# Indie Make Up: Lime Crime



## MissPanther (Jan 22, 2011)

I have yet to try this brand, however I have certainly fallen in love with their wonderful selection of colours and the amazing photo shoots that they've done! It's beautiful!

  	http://www.limecrimemakeup.com/pages/Get-the-look.html#

  	Has anyone come across, and/or tried their products before?


----------



## LisaOrestea (Jan 23, 2011)

Im totally put off by all the drama. Doe seems like a bit of a whingebag. There are plenty of indie companies out there with better business ethics and superior products (Sugarpill, Fyrinnae, Shiro to name a few.)
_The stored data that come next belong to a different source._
# blacksnail789521/IMM-TSF

Hardware: AMD Instinct MI355X
Metric: forecast windows/sec (train fwd+bwd) on ragged 64-entity batch (higher is better)
Workload: dtype bf16

## Files before the change

imm-tsf_amd/csrc/gemm.hip:

```cpp
#include "gemm.hpp"
#include "rowops.hpp"
#include <atomic>
#include <mutex>
#include <shared_mutex>

namespace {

typedef short s16x4 __attribute__((ext_vector_type(4)));
typedef short s16x8 __attribute__((ext_vector_type(8)));

template <bool BF16> struct LdsElem { typedef float T; };
template <> struct LdsElem<true> { typedef bf16_t T; };

__device__ __forceinline__ float gelu_erf(float x) { return 0.5f * x * (1.f + erff(x * 0.70710678118654752f)); }
__device__ __forceinline__ float gelu_erf_grad(float z) {
    return 0.5f * (1.f + erff(z * 0.70710678118654752f)) + z * 0.3989422804014327f * expf(-0.5f * z * z);
}

template <bool BF16, bool TR, int ROWS, int BK> struct TileGeom {
    static constexpr bool kmajor = BF16 && TR;
    static constexpr int pad = BF16 ? 8 : 1;
    static constexpr int pitch = kmajor ? (ROWS + 8) : (BK + pad);
    static constexpr int elems = kmajor ? BK * pitch : ROWS * pitch;
};
// ... 593 lines not shown
    switch (layout) {
        case GEMM_NT: hipLaunchKernelGGL((gemm_kernel<BF16, false, false, BM, BN, BK, WM, WN, SPEC, BBF>), grid, block, 0, stream, g); break;
        case GEMM_NN: hipLaunchKernelGGL((gemm_kernel<BF16, false, true, BM, BN, BK, WM, WN, SPEC, BBF>), grid, block, 0, stream, g); break;
        case GEMM_TN:
            if (BBF) return IMMTSF_EINVAL;
            hipLaunchKernelGGL((gemm_kernel<BF16, true, true, BM, BN, BK, WM, WN, SPEC, false>), grid, block, 0, stream, g);
            break;
        default: return IMMTSF_EINVAL;
    }
    IMMTSF_LAUNCH_CHECK();
    return IMMTSF_OK;
}

static int g_force_old = 0;

int g_variant = 0, g_splitk = 0, g_xcd = 1, g_dbg = 0, g_tn_spec = 1, g_xcd2d = 0;

}

void immtsf_gemm_note_grid(long threads) { g_last_grid_threads = threads; }

extern int g_immtsf_ttcn_fused;
extern int g_immtsf_ttcn_bwd_grid;

extern "C" int immtsf_debug_gemm_config(int variant, int splitk) {
    g_immtsf_ttcn_fused = (variant & 0x8000) ? 0 : 1;
    g_variant = variant & 0xff;
    g_xcd = (variant & 0x100) ? 0 : 1;
    g_dbg = (variant >> 9) & 15;
    g_tn_spec = (variant & 0x2000) ? 0 : 1;
    g_xcd2d = (variant & 0x4000) ? 1 : 0;
    g_force_old = (variant & 0x10000) ? 1 : 0;
    g_immtsf_ttcn_bwd_grid = (variant >> 17) & 1023;
    g_splitk = splitk;
    return 0;
}

namespace {
struct TapRec { hipEvent_t e0, e1; int meta[10]; int members[24]; };
constexpr int kTapCap = 16384;
TapRec* g_tap = nullptr;
int g_tap_n = 0, g_tap_events = 0;
std::atomic<int> g_tap_on{0};
std::mutex g_tap_mu;
}

static int launch_gemm_impl(int layout, int precision, GemmArgs& g, hipStream_t stream);

namespace {
struct TwinRange { const float* base; const unsigned short* twin; size_t count; };
constexpr int kMaxTwins = 16;
TwinRange g_twins[kMaxTwins];
int g_ntwins = 0;
std::atomic<int> g_twins_on{1};
std::shared_mutex g_twins_mu;
}
// ... 375 lines not shown
```

imm-tsf_amd/csrc/ttcn.hip:

```cpp
#include "ttcn.hpp"
#include "../../include/immtsf.h"
#include "block_util.hpp"
#include "rowops.hpp"

int g_immtsf_ttcn_fused = 1;

namespace {

constexpr int LC = 32;

struct Dims { int P, L, F, K, NC, Fp, Kp, NCp, R; };
inline int r4(int x) { return (x + 31) / 32 * 32; }
inline Dims mk_dims(int P, int L, int te_dim, int K) {
    Dims d;
    d.P = P; d.L = L; d.F = 1 + te_dim; d.K = K; d.NC = d.F * K;
    d.Fp = r4(d.F); d.Kp = r4(K); d.NCp = r4(d.NC); d.R = P * L;
    return d;
}

__global__ __launch_bounds__(256) void build_x_kernel(Dims d, const float* __restrict__ x, const float* __restrict__ tt,
                                                       const float* ws, const float* bs, const float* __restrict__ wp,
                                                       const float* __restrict__ bp, float* __restrict__ X) {
    const long idx = (long)blockIdx.x * 256 + threadIdx.x;
    if (idx >= (long)d.R * d.Fp) return;
// ... 91 lines not shown
    const float* mp = mask + (size_t)p * d.L;
    for (int l0 = 0; l0 < d.L; l0 += LC) {
        const int lcnt = min(LC, d.L - l0);
        if (col) {
            for (int l = 0; l < lcnt; ++l) {
                const float smd = Sp[(size_t)(l0 + l) * d.NCp] * dpk;
                smt[l * d.NC + c] = smd;
                Sp[(size_t)(l0 + l) * d.NCp] = smd * (Xp[(size_t)(l0 + l) * d.Fp + fc] - ct) * mp[l0 + l];
            }
        }
        __syncthreads();
        for (int i = c; i < lcnt * d.Fp; i += nt) {
            const int l = i / d.Fp, f = i % d.Fp;
            float a = 0.f;
            if (f < d.F) for (int k = 0; k < d.K; ++k) a += smt[l * d.NC + k * d.F + f];
            dX[((size_t)p * d.L + l0 + l) * d.Fp + f] = a;
        }
        __syncthreads();
    }
}

struct Ws {
    float *X, *h1, *h2, *S, *ctr, *W1p, *b1p, *W2p, *b2p, *W3p, *b3p, *pack;
    size_t bytes;
};
Ws carve_ws(const Dims& d, void* base) {
    Carver k(base);
    Ws w;
    w.X = k.take<float>((size_t)d.R * d.Fp);
    w.h1 = k.take<float>((size_t)d.R * d.Kp);
    w.h2 = k.take<float>((size_t)d.R * d.Kp);
    w.S = k.take<float>((size_t)d.R * d.NCp);
    w.ctr = k.take<float>((size_t)d.P * (d.NC > d.F * 32 ? d.NC : d.F * 32));
    w.W1p = k.take<float>(d.Kp * d.Fp);
    w.b1p = k.take<float>(d.Kp);
    w.W2p = k.take<float>(d.Kp * d.Kp);
    w.b2p = k.take<float>(d.Kp);
    w.W3p = k.take<float>((size_t)d.NCp * d.Kp);
    w.b3p = k.take<float>(d.NCp);
    w.pack = k.take<float>(ttcn_full_pack_floats(d.F));
    w.bytes = k.bytes();
    return w;
}
struct Sc {
    float *dX, *dpool, *dz2, *dz1, *gW1p, *gb1p, *gW2p, *gb2p, *gW3p, *gb3p, *red, *slab;
    size_t bytes;
};
Sc carve_sc(const Dims& d, void* base) {
    Carver k(base);
    Sc s;
    s.dX = k.take<float>((size_t)d.R * d.Fp);
    s.dpool = k.take<float>((size_t)d.P * d.K);
    s.dz2 = k.take<float>((size_t)d.R * d.Kp);
    s.dz1 = k.take<float>((size_t)d.R * d.Kp);
    s.gW1p = k.take<float>(d.Kp * d.Fp);
    s.gb1p = k.take<float>(d.Kp);
    s.gW2p = k.take<float>(d.Kp * d.Kp);
    s.gb2p = k.take<float>(d.Kp);
    s.gW3p = k.take<float>((size_t)d.NCp * d.Kp);
    s.gb3p = k.take<float>(d.NCp);
    s.red = k.take<float>(64 * (d.NCp + 64) + 2 * 256 * d.F);
    s.slab = k.take<float>(ttcn_full_slab_floats(d.F));
    s.bytes = k.bytes();
// ... 33 lines not shown
int immtsf_patch_flatten3(const float* x, const float* tt, const float* mask, int32_t B, int32_t M, int32_t L, int32_t N, float* ox,
                          float* ott, float* omask, immtsf_stream_t stream) {
    if (!x || !tt || !mask || !ox || !ott || !omask || B < 0 || M <= 0 || L <= 0 || N <= 0) return IMMTSF_EINVAL;
    const size_t total = (size_t)B * M * L * N;
    if (total == 0) return IMMTSF_OK;
    hipLaunchKernelGGL(patch_flatten3_kernel, dim3((unsigned)((total + 255) / 256)), dim3(256), 0, static_cast<hipStream_t>(stream), x, tt, mask,
                       B, M, L, N, ox, ott, omask);
    IMMTSF_LAUNCH_CHECK();
    return IMMTSF_OK;
}

int immtsf_ttcn_forward(int32_t P, int32_t L, int32_t te_dim, int32_t ttcn_dim, int32_t precision, const float* x,
                        const float* tt, const float* mask, const immtsf_ttcn_params* p, float* out, int32_t out_ld,
                        int32_t flag_col, void* workspace, size_t workspace_bytes, immtsf_stream_t stream) {
    if (!x || !tt || !mask || !p || !out || !workspace) return IMMTSF_EINVAL;
    if (out_ld < ttcn_dim || flag_col >= out_ld || (flag_col >= 0 && flag_col < ttcn_dim)) return IMMTSF_EINVAL;
    if (bad_dims(P, L, te_dim, ttcn_dim)) return (1 + te_dim) * ttcn_dim > 1024 ? IMMTSF_EUNSUPPORTED : IMMTSF_EINVAL;
    if (P == 0) return IMMTSF_OK;
    const Dims d = mk_dims(P, L, te_dim, ttcn_dim);
    Ws w = carve_ws(d, workspace);
    if (workspace_bytes < w.bytes) return IMMTSF_EWORKSPACE;
    hipStream_t s = static_cast<hipStream_t>(stream);
    if (g_immtsf_ttcn_fused && ttcn_full_supported(precision, L, d.F, d.K))
        return launch_ttcn_full_fwd(P, L, d.F, d.K, x, tt, mask, p, w.pack, w.ctr, out, out_ld, flag_col, s);
    PackPtrs q{p->W1, p->b1, p->W2, p->b2, p->W3, p->b3, w.W1p, w.b1p, w.W2p, w.b2p, w.W3p, w.b3p};
    hipLaunchKernelGGL(pack_w_kernel, dim3(cdiv(d.NCp * d.Kp, 256)), dim3(256), 0, s, d, q);
    IMMTSF_LAUNCH_CHECK();
    const long nx = (long)d.R * d.Fp;
    hipLaunchKernelGGL(build_x_kernel, dim3((unsigned)((nx + 255) / 256)), dim3(256), 0, s, d, x, tt, p->te_scale_w, p->te_scale_b,
                       p->te_per_w, p->te_per_b, w.X);
    IMMTSF_LAUNCH_CHECK();
    {
        GemmArgs g = gemm_args(d.R, d.Kp, d.Fp, d.Fp, d.Fp, d.Kp);
        set_problem(g, 0, w.X, w.W1p, w.h1, w.b1p);
        g.act = 1;
        CHECK(immtsf_launch_gemm(GEMM_NT, precision, g, s));
    }
    {
        GemmArgs g = gemm_args(d.R, d.Kp, d.Kp, d.Kp, d.Kp, d.Kp);
        set_problem(g, 0, w.h1, w.W2p, w.h2, w.b2p);
        g.act = 1;
        CHECK(immtsf_launch_gemm(GEMM_NT, precision, g, s));
    }
    {
        GemmArgs g = gemm_args(d.R, d.NCp, d.Kp, d.Kp, d.Kp, d.NCp);
        set_problem(g, 0, w.h2, w.W3p, w.S, w.b3p);
        CHECK(immtsf_launch_gemm(GEMM_NT, precision, g, s));
    }
    const int threads = cdiv(d.NC, 64) * 64;
    hipLaunchKernelGGL(pool_fwd_kernel, dim3(P), dim3(threads), d.NC * sizeof(float), s, d, w.S, w.X, mask, p->T_bias, w.ctr, out, out_ld, flag_col);
    IMMTSF_LAUNCH_CHECK();
    return IMMTSF_OK;
}

int immtsf_ttcn_backward(int32_t P, int32_t L, int32_t te_dim, int32_t ttcn_dim, int32_t precision, const float* x,
                         const float* tt, const float* mask, const immtsf_ttcn_params* p, const float* out,
                         const float* dout, int32_t out_ld, void* workspace, size_t workspace_bytes, void* scratch,
                         size_t scratch_bytes, const immtsf_ttcn_params* gr, int32_t te_accumulate, immtsf_stream_t stream) {
    if (!tt || !mask || !p || !out || !dout || !gr || !workspace || !scratch || out_ld < ttcn_dim) return IMMTSF_EINVAL;
    if (bad_dims(P, L, te_dim, ttcn_dim)) return IMMTSF_EINVAL;
    if (P == 0) return IMMTSF_OK;
    const Dims d = mk_dims(P, L, te_dim, ttcn_dim);
    Ws w = carve_ws(d, workspace);
    Sc sc = carve_sc(d, scratch);
    if (workspace_bytes < w.bytes || scratch_bytes < sc.bytes) return IMMTSF_EWORKSPACE;
    hipStream_t s = static_cast<hipStream_t>(stream);
    if (g_immtsf_ttcn_fused && ttcn_full_supported(precision, L, d.F, d.K))
        return launch_ttcn_full_bwd(P, L, d.F, d.K, x, tt, mask, p, w.pack, w.ctr, out, dout, out_ld, sc.slab, gr,
                                    static_cast<hipStream_t>(stream), te_accumulate);
    {
        const size_t nbytes = (size_t)((char*)(sc.gb3p + d.NCp) - (char*)sc.gW1p);
        if (int rc = launch_fill(sc.gW1p, 0.f, nbytes / sizeof(float), s)) return rc;
    }
    Fork fk(s);
    {
        const int threads = cdiv(d.NC, 64) * 64;
        const size_t lds = (size_t)(d.K + LC * d.NC) * sizeof(float);
        if (lds > 160 * 1024) return IMMTSF_EUNSUPPORTED;
        hipLaunchKernelGGL(pool_bwd_kernel, dim3(P), dim3(threads), lds, s, d, w.S, w.X, mask, w.ctr, out, dout, out_ld, sc.dX, sc.dpool);
        IMMTSF_LAUNCH_CHECK();
    }
    CHECK(launch_colsum(sc.dpool, nullptr, P, nullptr, d.K, d.K, gr->T_bias, 0, sc.red, s));
    {
        GemmArgs h = gemm_args(d.NCp, d.Kp, d.R, d.NCp, d.Kp, d.Kp);
        set_problem(h, 0, w.S, w.h2, sc.gW3p, nullptr, sc.gb3p);
        h.c_prezeroed = 1;
        CHECK(immtsf_launch_gemm(GEMM_TN, precision, h, fk.fork()));
        GemmArgs g = gemm_args(d.R, d.Kp, d.NCp, d.NCp, d.Kp, d.Kp);
        set_problem(g, 0, w.S, w.W3p, sc.dz2, nullptr);
        g.relu_ref = w.h2; g.ld_ref = d.Kp;
        CHECK(immtsf_launch_gemm(GEMM_NN, precision, g, s));
// ... 31 lines not shown
```

imm-tsf_amd/csrc/ttcn.hpp:

```cpp
#pragma once
#include "common.hpp"

struct immtsf_ttcn_params;
bool ttcn_full_supported(int precision, int L, int F, int K);
size_t ttcn_full_pack_floats(int F);
size_t ttcn_full_slab_floats(int F);
int launch_ttcn_full_fwd(int P, int L, int F, int K, const float* x, const float* tt, const float* mask, const immtsf_ttcn_params* p,
                         float* pack, float* ctr, float* out, int out_ld, int flag_col, hipStream_t s);
int launch_ttcn_full_bwd(int P, int L, int F, int K, const float* x, const float* tt, const float* mask, const immtsf_ttcn_params* p,
                         const float* pack, const float* ctr, const float* out, const float* dout, int out_ld, float* slab,
                         const immtsf_ttcn_params* gr, hipStream_t s, int te_acc = 0);
```

imm-tsf_amd/csrc/ttcn_full.hip:

```cpp
#include "ttcn.hpp"
#include "../../include/immtsf.h"
#include "common.hpp"
#include <stdio.h>
#include <stdlib.h>

int g_immtsf_ttcn_bwd_grid = 0;

namespace {

typedef short s16x8 __attribute__((ext_vector_type(8)));
typedef float f32x2 __attribute__((ext_vector_type(2)));

constexpr int KP = 32;
constexpr int PT = 40;


struct FD { int P, L, F, K, NCq, dbg; };

struct Slab { int W1, b1, W2, b2, W3, b3, te, Tb, total; };
__host__ __device__ inline Slab slab_of(int F) {
    Slab s;
    int o = 0;
    s.W1 = o; o += KP * KP;
    s.b1 = o; o += KP;
    s.W2 = o; o += KP * KP;
    s.b2 = o; o += KP;
    s.W3 = o; o += F * 32 * KP;
    s.b3 = o; o += F * 32;
    s.te = o; o += 2 * KP;
    s.Tb = o; o += KP;
    s.total = o;
    return s;
}
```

  	Im sort of intrigued to try the products but I wouldn't wanna spend money on it.


----------



## katred (Jan 23, 2011)

I keep hearing rumours about drama surrounding this brand, but I've never heard an explanation of what the issues actually are. can someone explain to me?


----------



## MissPanther (Jan 23, 2011)

Wow, I've never heard anything about drama! I just saw the pictures and liked the way they did make up


----------



## MissPanther (Jan 23, 2011)

Alright, so I did some research on the drama that people were talking about, and here's a link to someone who seems to have done a lot of research on this matter.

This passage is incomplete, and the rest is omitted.